RECORD EXTRACTS:
@@ -256,10 +281,10 @@
   return ME_OK;
 }
 
-void fill_step_launch(me_engine *e, StepLaunch &l, int n_sweeps) {
+void fill_step_launch(me_engine *e, StepLaunch &l, int n_sweeps, int group = GROUP_ALL, const void *inj_normals = nullptr,
+                      const void *inj_uniforms = nullptr, bool rows_only = false) {
   l.n_real = e->nr;
   l.n_complex = e->nc;
-  l.x = e->x.get();
   l.energy = e->energy.get();
   l.width = e->width.get();
   l.factor = e->cov_kind == CK_PER_CHAIN ? e->factor.get() : e->shared_factor.get();
@@ -269,9 +294,9 @@
   l.coef_device = e->coef_dev.get();
   l.coef_host = e->coef.data();
   l.n_coef = (int)e->coef.size();
-  l.inj_normals = nullptr;
-  l.inj_uniforms = nullptr;
-  l.group = GROUP_ALL;
+  l.inj_normals = inj_normals;
+  l.inj_uniforms = inj_uniforms;
+  l.group = group;
   l.split_widths = (e->width_rows == 3 && !e->widths_synced) ? 1 : 0;
   l.stale_total = e->stale_total ? 1 : 0;
   l.cov = e->cov.get();
@@ -293,6 +318,12 @@
   l.damping = std::max((double)e->measure_count / (double)e->m, 200.0);
   l.ladder = e->ladder.n_rungs ? e->ladder.table.get() : nullptr;
   l.tiles_per_rung = e->ladder.n_rungs ? (int)(e->n / (64ll * e->ladder.n_rungs)) : 0;
+  if (rows_only) {
+    l.x = state_rows(e);
+    l.x_lines = 0;
+  } else {
+    state_for_step(e, l);
+  }
 }
 
 int check_reject_kind(me_engine *e, int reject_kind, int energy_kind, int n_real) {
@@ -470,7 +501,7 @@
   ME_HIP(e, hipSetDevice(e->device));
   ME_HIP(e, e->stream.create());
   const size_t n = (size_t)e->n, tiles = (size_t)padded_chains(e->n), es = e->esize;
-  ME_HIP(e, e->x.resize((e->x_tiled ? tiles : n) * e->d * es));
+  ME_HIP(e, e->x_store.resize((e->x_tiled ? tiles : n) * e->d * es));
   ME_HIP(e, e->energy.resize(n * (e->n_terms + (e->stale_total ? 1 : 0)) * es));
   ME_HIP(e, e->width.resize(n * e->width_rows * es));
   ME_HIP(e, e->mean.resize(n * e->d * es));
@@ -560,7 +591,7 @@
     return fail(e, ME_ERR_INVALID, "initial covariance matrix is not positive definite (metropolis_engine.py:270)");
   int rc = ME_OK;
   std::vector<double> width_row((size_t)e->width_rows, c->sampling_width);
-  if ((rc = broadcast(e, e->x, init, e->x_tiled)) || (rc = broadcast(e, e->mean, init)) || (rc = broadcast(e, e->obs_mean, obs)) ||
+  if ((rc = broadcast(e, e->x_store, init, e->x_tiled)) || (rc = broadcast(e, e->mean, init)) || (rc = broadcast(e, e->obs_mean, obs)) ||
       (rc = broadcast(e, e->width, width_row)) || (e->cov && (rc = broadcast(e, e->cov, c0, true))) ||
       (e->factor && (rc = broadcast(e, e->factor, f0, true))) || (rc = upload_shared_factor(e, f0.data())))
     return rc;
@@ -668,7 +699,7 @@
   l.n_real = e->nr;
   l.n_complex = e->nc;
   l.total_row = e->stale_total ? e->n_terms : -1;
-  l.x = e->x.get();
+  l.x = state_rows(e);
   l.energy = e->energy.get();
   l.coef_device = e->coef_dev.get();
   l.coef_host = e->coef.data();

AIM OF THE TASK: In the listing above, find the line containing "return ME_OK;" and the line containing "l.width = e->width.get();", then repeat those two lines and everything between them exactly.

SOLUTION BELOW:
   return ME_OK;
 }
 
-void fill_step_launch(me_engine *e, StepLaunch &l, int n_sweeps) {
+void fill_step_launch(me_engine *e, StepLaunch &l, int n_sweeps, int group = GROUP_ALL, const void *inj_normals = nullptr,
+                      const void *inj_uniforms = nullptr, bool rows_only = false) {
   l.n_real = e->nr;
   l.n_complex = e->nc;
-  l.x = e->x.get();
   l.energy = e->energy.get();
   l.width = e->width.get();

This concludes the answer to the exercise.